[Saved entries]
——
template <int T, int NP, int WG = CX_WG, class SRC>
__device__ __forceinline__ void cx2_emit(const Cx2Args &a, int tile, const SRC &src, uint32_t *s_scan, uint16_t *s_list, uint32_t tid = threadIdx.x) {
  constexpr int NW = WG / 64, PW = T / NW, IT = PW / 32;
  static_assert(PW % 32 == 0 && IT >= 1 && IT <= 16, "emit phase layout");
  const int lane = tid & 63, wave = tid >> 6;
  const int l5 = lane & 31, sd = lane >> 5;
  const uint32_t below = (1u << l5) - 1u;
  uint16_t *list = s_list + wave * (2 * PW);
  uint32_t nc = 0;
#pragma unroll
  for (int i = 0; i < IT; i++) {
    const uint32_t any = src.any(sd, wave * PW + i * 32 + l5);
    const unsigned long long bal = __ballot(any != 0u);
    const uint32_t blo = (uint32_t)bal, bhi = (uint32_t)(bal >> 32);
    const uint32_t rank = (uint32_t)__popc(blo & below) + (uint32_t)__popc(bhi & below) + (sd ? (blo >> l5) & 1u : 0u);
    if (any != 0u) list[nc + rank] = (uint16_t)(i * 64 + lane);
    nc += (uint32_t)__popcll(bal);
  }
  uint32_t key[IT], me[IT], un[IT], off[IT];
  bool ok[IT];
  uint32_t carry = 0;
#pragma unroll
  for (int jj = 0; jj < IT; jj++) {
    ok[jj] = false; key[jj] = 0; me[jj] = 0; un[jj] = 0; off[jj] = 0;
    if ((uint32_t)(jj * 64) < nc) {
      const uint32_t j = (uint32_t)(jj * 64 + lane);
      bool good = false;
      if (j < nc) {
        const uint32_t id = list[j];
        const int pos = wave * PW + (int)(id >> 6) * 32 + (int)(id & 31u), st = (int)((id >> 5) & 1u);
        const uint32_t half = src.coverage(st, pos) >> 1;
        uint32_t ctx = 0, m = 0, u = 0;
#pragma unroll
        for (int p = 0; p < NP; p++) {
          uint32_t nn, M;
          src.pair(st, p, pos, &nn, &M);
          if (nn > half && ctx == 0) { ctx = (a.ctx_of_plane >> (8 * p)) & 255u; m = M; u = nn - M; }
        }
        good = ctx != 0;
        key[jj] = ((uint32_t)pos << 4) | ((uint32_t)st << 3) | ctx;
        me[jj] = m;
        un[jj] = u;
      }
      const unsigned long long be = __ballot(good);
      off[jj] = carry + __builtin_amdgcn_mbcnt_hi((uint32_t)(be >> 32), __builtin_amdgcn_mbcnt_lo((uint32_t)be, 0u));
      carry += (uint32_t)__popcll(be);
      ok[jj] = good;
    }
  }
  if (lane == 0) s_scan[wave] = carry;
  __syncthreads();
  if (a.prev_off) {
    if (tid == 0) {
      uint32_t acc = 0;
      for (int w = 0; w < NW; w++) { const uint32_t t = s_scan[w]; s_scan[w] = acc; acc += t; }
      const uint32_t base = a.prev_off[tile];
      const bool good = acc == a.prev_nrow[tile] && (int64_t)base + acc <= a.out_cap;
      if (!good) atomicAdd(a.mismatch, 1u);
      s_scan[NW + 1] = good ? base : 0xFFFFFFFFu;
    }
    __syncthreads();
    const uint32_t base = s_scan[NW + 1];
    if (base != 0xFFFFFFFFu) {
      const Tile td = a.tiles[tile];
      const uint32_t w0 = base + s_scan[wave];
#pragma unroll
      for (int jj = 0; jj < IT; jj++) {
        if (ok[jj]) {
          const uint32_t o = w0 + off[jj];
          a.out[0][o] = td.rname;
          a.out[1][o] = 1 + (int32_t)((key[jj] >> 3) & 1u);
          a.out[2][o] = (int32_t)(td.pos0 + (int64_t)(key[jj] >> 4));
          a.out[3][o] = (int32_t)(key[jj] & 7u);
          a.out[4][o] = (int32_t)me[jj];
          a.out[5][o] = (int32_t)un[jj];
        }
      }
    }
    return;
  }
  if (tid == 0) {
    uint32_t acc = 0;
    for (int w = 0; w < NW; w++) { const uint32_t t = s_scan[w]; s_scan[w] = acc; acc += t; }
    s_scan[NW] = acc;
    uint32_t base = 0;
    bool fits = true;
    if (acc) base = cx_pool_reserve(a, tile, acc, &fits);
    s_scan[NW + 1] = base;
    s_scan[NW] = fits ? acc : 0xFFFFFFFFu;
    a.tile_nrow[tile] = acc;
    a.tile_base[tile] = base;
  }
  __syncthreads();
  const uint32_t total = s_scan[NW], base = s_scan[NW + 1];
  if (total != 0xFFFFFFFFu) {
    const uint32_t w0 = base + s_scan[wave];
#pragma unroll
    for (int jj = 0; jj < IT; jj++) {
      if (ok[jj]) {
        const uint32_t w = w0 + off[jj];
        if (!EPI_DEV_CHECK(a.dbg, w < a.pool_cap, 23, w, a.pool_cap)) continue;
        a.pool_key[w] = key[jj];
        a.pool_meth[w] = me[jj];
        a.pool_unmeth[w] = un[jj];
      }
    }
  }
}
——
In the entries above, restate word for word the lines between the one holding "ok[jj] = good;" and the one holding "a.pool_meth[w] = me[jj];", inclusive, and nothing besides.

      ok[jj] = good;
    }
  }
  if (lane == 0) s_scan[wave] = carry;
  __syncthreads();
  if (a.prev_off) {
    if (tid == 0) {
      uint32_t acc = 0;
      for (int w = 0; w < NW; w++) { const uint32_t t = s_scan[w]; s_scan[w] = acc; acc += t; }
      const uint32_t base = a.prev_off[tile];
      const bool good = acc == a.prev_nrow[tile] && (int64_t)base + acc <= a.out_cap;
      if (!good) atomicAdd(a.mismatch, 1u);
      s_scan[NW + 1] = good ? base : 0xFFFFFFFFu;
    }
    __syncthreads();
    const uint32_t base = s_scan[NW + 1];
    if (base != 0xFFFFFFFFu) {
      const Tile td = a.tiles[tile];
      const uint32_t w0 = base + s_scan[wave];
#pragma unroll
      for (int jj = 0; jj < IT; jj++) {
        if (ok[jj]) {
          const uint32_t o = w0 + off[jj];
          a.out[0][o] = td.rname;
          a.out[1][o] = 1 + (int32_t)((key[jj] >> 3) & 1u);
          a.out[2][o] = (int32_t)(td.pos0 + (int64_t)(key[jj] >> 4));
          a.out[3][o] = (int32_t)(key[jj] & 7u);
          a.out[4][o] = (int32_t)me[jj];
          a.out[5][o] = (int32_t)un[jj];
        }
      }
    }
    return;
  }
  if (tid == 0) {
    uint32_t acc = 0;
    for (int w = 0; w < NW; w++) { const uint32_t t = s_scan[w]; s_scan[w] = acc; acc += t; }
    s_scan[NW] = acc;
    uint32_t base = 0;
    bool fits = true;
    if (acc) base = cx_pool_reserve(a, tile, acc, &fits);
    s_scan[NW + 1] = base;
    s_scan[NW] = fits ? acc : 0xFFFFFFFFu;
    a.tile_nrow[tile] = acc;
    a.tile_base[tile] = base;
  }
  __syncthreads();
  const uint32_t total = s_scan[NW], base = s_scan[NW + 1];
  if (total != 0xFFFFFFFFu) {
    const uint32_t w0 = base + s_scan[wave];
#pragma unroll
    for (int jj = 0; jj < IT; jj++) {
      if (ok[jj]) {
        const uint32_t w = w0 + off[jj];
        if (!EPI_DEV_CHECK(a.dbg, w < a.pool_cap, 23, w, a.pool_cap)) continue;
        a.pool_key[w] = key[jj];
        a.pool_meth[w] = me[jj];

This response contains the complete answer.